In desperation I captured all packets on the VPN network interface on my Mac during that run, then looked at it with Wireshark. I see one long-lived connection for each of the three managed machines, plus one short-lived connection for 10.140.155.162.

I see no end to the long-lived connections. Just to make sure it was not due to a missing buffer flush in the packet capture, I did a ping of one managed machine after ansible-playbook finished; I see the ping in the captured packets. So how can Ansible suffer from truncated replies when the connections stay open? How can the connections stay open after ansible-playbook exits?

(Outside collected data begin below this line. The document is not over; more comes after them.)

# DylanAuty/ObjCAViT

Measured on AMD Instinct MI355X. Metric: images/sec (640x480, bs=16) forward depth inference, 3 batches of 16 in flight per GPU; AbsRel vs CPU ref, higher is better.
Workload: dtype f32 (fp16 / bf16 split contractions)

## Files before the change

include/objcavit_hip.h:

```cpp
#ifndef OBJCAVIT_HIP_H
#define OBJCAVIT_HIP_H

#include <stddef.h>
#include <stdint.h>

#ifdef __cplusplus
extern "C" {
#endif

typedef void* ocv_stream_t;

#define OCV_ABI_VERSION 5
int ocv_abi_version(void);
const char* ocv_last_error(void);

int ocv_range_flag_set(unsigned* flag);
int ocv_range_flag_take_fwd(unsigned* flag, unsigned* out, ocv_stream_t stream);
int ocv_attention_set_fp32_range(int on);
int ocv_attention_set_dispatch(int form);

#define OCV_ACT_NONE 0
#define OCV_ACT_RELU 1
#define OCV_ACT_LEAKY_RELU 2
#define OCV_ACT_SILU 3
// ... 164 lines not shown

int ocv_se_gate_fwd(const float* mean, const float* w1, const float* b1, const float* w2t, const float* b2, float* gate,
                    float* hidden_ws, int B, int C, int R, ocv_stream_t stream);

int ocv_conv_nhwc_fwd(const float* x1, int C1, const float* x2, int C2, const void* w_hi, const void* w_lo,
                      const float* bias, const float* residual, float* y, int B, int H, int W, int Cout, int ksize,
                      int act, ocv_stream_t stream);
int ocv_conv_nhwc_exact_fwd(const float* x1, int C1, const float* x2, int C2, const float* w_tap_major, const float* bias,
                            const float* residual, float* y, int B, int H, int W, int Cout, int ksize, int act,
                            ocv_stream_t stream);
int ocv_conv3x3_nhwc_strided_fwd(const float* x, int Cin, const void* w_hi, const void* w_lo, const float* bias,
                                 const float* residual, float* y, int B, int H, int W, int Cout, int stride, int pad_t,
                                 int pad_l, int Ho, int Wo, int act, ocv_stream_t stream);

int ocv_mbconv_expand_dw_tiles(int Ho, int Wo, int k, int stride);
int ocv_mbconv_expand_dw_fwd(const float* x, const void* w_packed, const float* bias_expand, const float* w_dw,
                             const float* bias_dw, float* y, float* part, int B, int H, int W, int Cin, int mid, int k,
                             int stride, int pad_t, int pad_l, int Ho, int Wo, ocv_stream_t stream);

size_t ocv_split_act_elems(int B, int H, int W, int C);

int ocv_conv_nhwc_split_fwd(const void* x_hl, int Cin, const void* w_hi, const void* w_lo, const float* bias,
                            const float* residual, float* y, void* y_hl, int B, int H, int W, int Cout, int ksize,
                            int act, ocv_stream_t stream);
size_t ocv_conv_nhwc_split_workspace_bytes(int B, int H, int W, int Cin, int Cout, int ksize);
int ocv_conv_nhwc_split_ws_fwd(const void* x_hl, int Cin, const void* w_hi, const void* w_lo, const float* bias,
                               const float* residual, float* y, void* y_hl, int B, int H, int W, int Cout, int ksize,
                               int act, void* workspace, size_t workspace_bytes, ocv_stream_t stream);
int ocv_conv_nhwc_split_x_fwd(const void* x_hl, int Cin, const void* w_hi, const void* w_lo, const float* oscale, int f16,
                              const float* bias, const float* residual, float* y, void* y_hl, int B, int H, int W, int Cout,
                              int ksize, int act, void* workspace, size_t workspace_bytes, ocv_stream_t stream);

int ocv_conv3x3_packed_taps_k(int Cin);
int ocv_conv3x3_split_packed_taps_fwd(const void* x_hl, int Cin, const void* w_hi, const void* w_lo, const float* oscale, int f16,
                                      const float* bias, const float* residual, float* y, void* y_hl, int B, int H, int W, int Cout,
                                      int act, ocv_stream_t stream);

size_t ocv_conv3x3_winograd43_workspace_bytes(int B, int H, int W, int Cin, int Cout);
int ocv_conv3x3_winograd43_split_fwd(const void* x_hl, int Cin, const void* u_hi, const void* u_lo, const float* fscale,
                                     const float* cscale, const float* bias, float* y, void* y_hl, int B, int H, int W, int Cout,
                                     int act, int hl_f16, void* workspace, size_t workspace_bytes, ocv_stream_t stream);

int ocv_tap_interp_supported(int h, int w, int H, int W, int Cout);
int ocv_tap_interp_staging_rounds(int h, int w, int H, int W);
int ocv_tap_interp_combine_fwd(const float* z, int h, int w, int zpad, const float* zborder, const float* s, const float* bias,
                               float* y, void* y_hl, int B, int H, int W, int Cout, int act, ocv_stream_t stream);
int ocv_tap_interp_combine_x_fwd(const float* z, int h, int w, int zpad, const float* zborder, const float* s, const float* bias,
                                 float* y, void* y_hl, int hl_f16, int B, int H, int W, int Cout, int act, ocv_stream_t stream);


int ocv_upsample_concat_split_fwd(const float* x, int h, int w, int C1, const float* skip, int C2, void* out_hl, int B,
                                  int H, int W, ocv_stream_t stream);
int ocv_upsample_concat_split_x_fwd(const float* x, int h, int w, int C1, const float* skip, int C2, void* out_hl, int f16, int B,
                                    int H, int W, ocv_stream_t stream);

size_t ocv_depth_metrics_workspace_bytes(int B, int H, int W);
int ocv_depth_metrics_fwd(const float* pred, const float* pred_mirror, int h, int w, const float* gt, int H, int W,
                          float min_depth, float max_depth, int crop_y0, int crop_y1, int crop_x0, int crop_x1,
                          long first_image_id, float* records, int B, void* workspace, size_t workspace_bytes,
                          ocv_stream_t stream);
size_t ocv_depth_metrics_loss_workspace_bytes(int B, int H, int W, int n_bins);
int ocv_depth_metrics_loss_fwd(const float* pred, const float* pred_mirror, int h, int w, const float* gt, int H, int W,
                               float min_depth, float max_depth, int crop_y0, int crop_y1, int crop_x0, int crop_x1,
                               const float* bin_edges, int n_bins, long first_image_id, float* records, float* loss_records, int B,
                               void* workspace, size_t workspace_bytes, ocv_stream_t stream);

// ... 53 lines not shown
```

objcavit_amd/_lib.py:

```python
from __future__ import annotations

import ctypes as C
import os
from typing import Optional

_HERE = os.path.dirname(os.path.abspath(__file__))
LIB_PATH = os.environ.get("OCV_LIB_PATH") or os.path.join(_HERE, "lib", "libobjcavit_hip.so")

_f32p = C.c_void_p
_u8p = C.c_void_p
_stream = C.c_void_p
ABI_VERSION = 5


class EncoderLayerParams(C.Structure):
    _fields_ = [("struct_size", C.c_size_t)] + [(n, C.c_void_p) for n in (
        "in_proj_w", "in_proj_b", "out_proj_w", "out_proj_b", "norm1_w", "norm1_b",
        "linear1_w", "linear1_b", "linear2_w", "linear2_b", "norm2_w", "norm2_b",
        "in_proj_p3", "out_proj_p3", "linear1_p3", "linear2_p3",
        "in_proj_h2", "out_proj_h2", "linear1_h2", "linear2_h2")]

    def __init__(self, *a, **kw):
        super().__init__(*a, **kw)
        self.struct_size = C.sizeof(EncoderLayerParams)
# ... 106 lines not shown
                                [C.c_int, _f32p, C.c_void_p, C.c_void_p, C.c_void_p, C.c_void_p, C.c_size_t, _stream]),
    "ocv_conv3x3_few_channels_fwd": (C.c_int, [_f32p, C.c_long, C.c_long, C.c_long, C.c_long, _f32p, _f32p] + [C.c_int] * 5 + [_stream]),
    "ocv_stem_conv_fwd": (C.c_int, [_f32p, _f32p, _f32p, _f32p] + [C.c_int] * 12 + [_stream]),
    "ocv_pointwise_packed_weight_elems": (C.c_size_t, [C.c_int, C.c_int]),
    "ocv_pointwise_split_set_dispatch": (C.c_int, [C.c_int, C.c_int, C.c_int]),
    "ocv_pointwise_conv_nhwc_split_fwd": (C.c_int, [_f32p, _f32p, C.c_int, C.c_void_p, _f32p, _f32p, _f32p,
                                                    C.c_long, C.c_int, C.c_int, C.c_int, C.c_void_p]),
    "ocv_pointwise_conv_nhwc_fwd": (C.c_int, [_f32p, _f32p, C.c_int, _f32p, _f32p, _f32p, _f32p, C.c_long, C.c_int, C.c_int,
                                              C.c_int, _stream]),
    "ocv_depthwise_conv_nhwc_fwd": (C.c_int, [_f32p, _f32p, _f32p, _f32p] + [C.c_int] * 11 + [_stream]),
    "ocv_channel_mean_workspace_bytes": (C.c_size_t, [C.c_int, C.c_int, C.c_long]),
    "ocv_channel_mean_nhwc_fwd": (C.c_int, [_f32p, _f32p, C.c_int, C.c_int, C.c_long, C.c_void_p, C.c_size_t, _stream]),
    "ocv_se_gate_fwd": (C.c_int, [_f32p] * 7 + [C.c_int] * 3 + [_stream]),
    "ocv_conv_nhwc_fwd": (C.c_int, [_f32p, C.c_int, _f32p, C.c_int, C.c_void_p, C.c_void_p, _f32p, _f32p, _f32p] +
                          [C.c_int] * 6 + [_stream]),
    "ocv_conv3x3_nhwc_strided_fwd": (C.c_int, [_f32p, C.c_int, C.c_void_p, C.c_void_p, _f32p, _f32p, _f32p] + [C.c_int] * 10 + [_stream]),
    "ocv_conv_nhwc_exact_fwd": (C.c_int, [_f32p, C.c_int, _f32p, C.c_int, _f32p, _f32p, _f32p, _f32p] + [C.c_int] * 6 + [_stream]),
    "ocv_mbconv_expand_dw_tiles": (C.c_int, [C.c_int] * 4),
    "ocv_mbconv_expand_dw_fwd": (C.c_int, [_f32p, C.c_void_p, _f32p, _f32p, _f32p, _f32p, _f32p] + [C.c_int] * 11 + [_stream]),
    "ocv_regressor_bins_fwd": (C.c_int, [_f32p, C.c_long, _f32p, _f32p, _f32p, _f32p, _f32p, _f32p, C.c_int, C.c_int, C.c_int, C.c_int, C.c_float,
                                         C.c_int, C.c_float, C.c_float, _f32p, _f32p, _f32p, C.c_int, _stream]),
    "ocv_bin_edges_fwd": (C.c_int, [_f32p, C.c_int, C.c_float, C.c_float, _f32p, _f32p, _f32p, C.c_int, C.c_int, _stream]),
    "ocv_object_tokens_pad_fwd": (C.c_int, [_f32p, C.c_void_p, C.c_float, _f32p, _u8p, C.c_int, C.c_int, C.c_int, _stream]),
    "ocv_object_front_pad_fwd": (C.c_int, [_f32p, C.c_void_p, C.c_int, C.c_int, C.c_float, _f32p, _u8p] + [C.c_int] * 4 + [_stream]),
    "ocv_split_act_elems": (C.c_size_t, [C.c_int] * 4),
    "ocv_conv_nhwc_split_fwd": (C.c_int, [C.c_void_p, C.c_int, C.c_void_p, C.c_void_p, _f32p, _f32p, _f32p, C.c_void_p]
                                + [C.c_int] * 6 + [_stream]),
    "ocv_conv_nhwc_split_workspace_bytes": (C.c_size_t, [C.c_int] * 6),
    "ocv_conv_nhwc_split_ws_fwd": (C.c_int, [C.c_void_p, C.c_int, C.c_void_p, C.c_void_p, _f32p, _f32p, _f32p, C.c_void_p]
                                   + [C.c_int] * 6 + [C.c_void_p, C.c_size_t, _stream]),
    "ocv_conv_nhwc_split_x_fwd": (C.c_int, [C.c_void_p, C.c_int, C.c_void_p, C.c_void_p, _f32p, C.c_int, _f32p, _f32p, _f32p, C.c_void_p]
                                  + [C.c_int] * 6 + [C.c_void_p, C.c_size_t, _stream]),
    "ocv_conv3x3_packed_taps_k": (C.c_int, [C.c_int]),
    "ocv_conv3x3_split_packed_taps_fwd": (C.c_int, [C.c_void_p, C.c_int, C.c_void_p, C.c_void_p, _f32p, C.c_int, _f32p, _f32p, _f32p, C.c_void_p]
                                          + [C.c_int] * 5 + [_stream]),
    "ocv_upsample_concat_split_x_fwd": (C.c_int, [_f32p, C.c_int, C.c_int, C.c_int, _f32p, C.c_int, C.c_void_p, C.c_int,
                                                  C.c_int, C.c_int, C.c_int, _stream]),
    "ocv_tap_interp_combine_x_fwd": (C.c_int, [_f32p, C.c_int, C.c_int, C.c_int, _f32p, _f32p, _f32p, _f32p, C.c_void_p] + [C.c_int] * 6 + [_stream]),
    "ocv_pos_grid_sample_fwd": (C.c_int, [_f32p, C.c_int, C.c_int, C.c_int, _f32p, C.c_int, C.c_int, C.c_int, C.c_float, C.c_float,
                                          C.c_int, _f32p, _f32p, _stream]),
    "ocv_conv3x3_winograd43_workspace_bytes": (C.c_size_t, [C.c_int] * 5),
    "ocv_conv3x3_winograd43_split_fwd": (C.c_int, [C.c_void_p, C.c_int, C.c_void_p, C.c_void_p, _f32p, _f32p, _f32p, _f32p, C.c_void_p] + [C.c_int] * 6 +
                                         [C.c_void_p, C.c_size_t, _stream]),
    "ocv_tap_interp_supported": (C.c_int, [C.c_int] * 5),
    "ocv_tap_interp_staging_rounds": (C.c_int, [C.c_int] * 4),
    "ocv_tap_interp_combine_fwd": (C.c_int, [_f32p, C.c_int, C.c_int, C.c_int, _f32p, _f32p, _f32p, _f32p, C.c_void_p] + [C.c_int] * 5 + [_stream]),
    "ocv_upsample_concat_split_fwd": (C.c_int, [_f32p, C.c_int, C.c_int, C.c_int, _f32p, C.c_int, C.c_void_p,
                                                C.c_int, C.c_int, C.c_int, _stream]),
}
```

The short-lived connection is even stranger. It comes late in the trace. The client closes it soon after the completion of the three-packet handshake that opens the connection. The client sends no TCP payload at all, not even the “client hello” of TLS. The server sends a “server hello”, which prompts the client to respond with a RST. What the heck is going on with that?

Thanks for any clues,
Mike

I'm not sure but it seems it might be related to this issue,
https://github.com/ansible/ansible/issues/13876

it seems that an interaction between openssh and the newer kernels is
closing the ssh connection sooner than it should.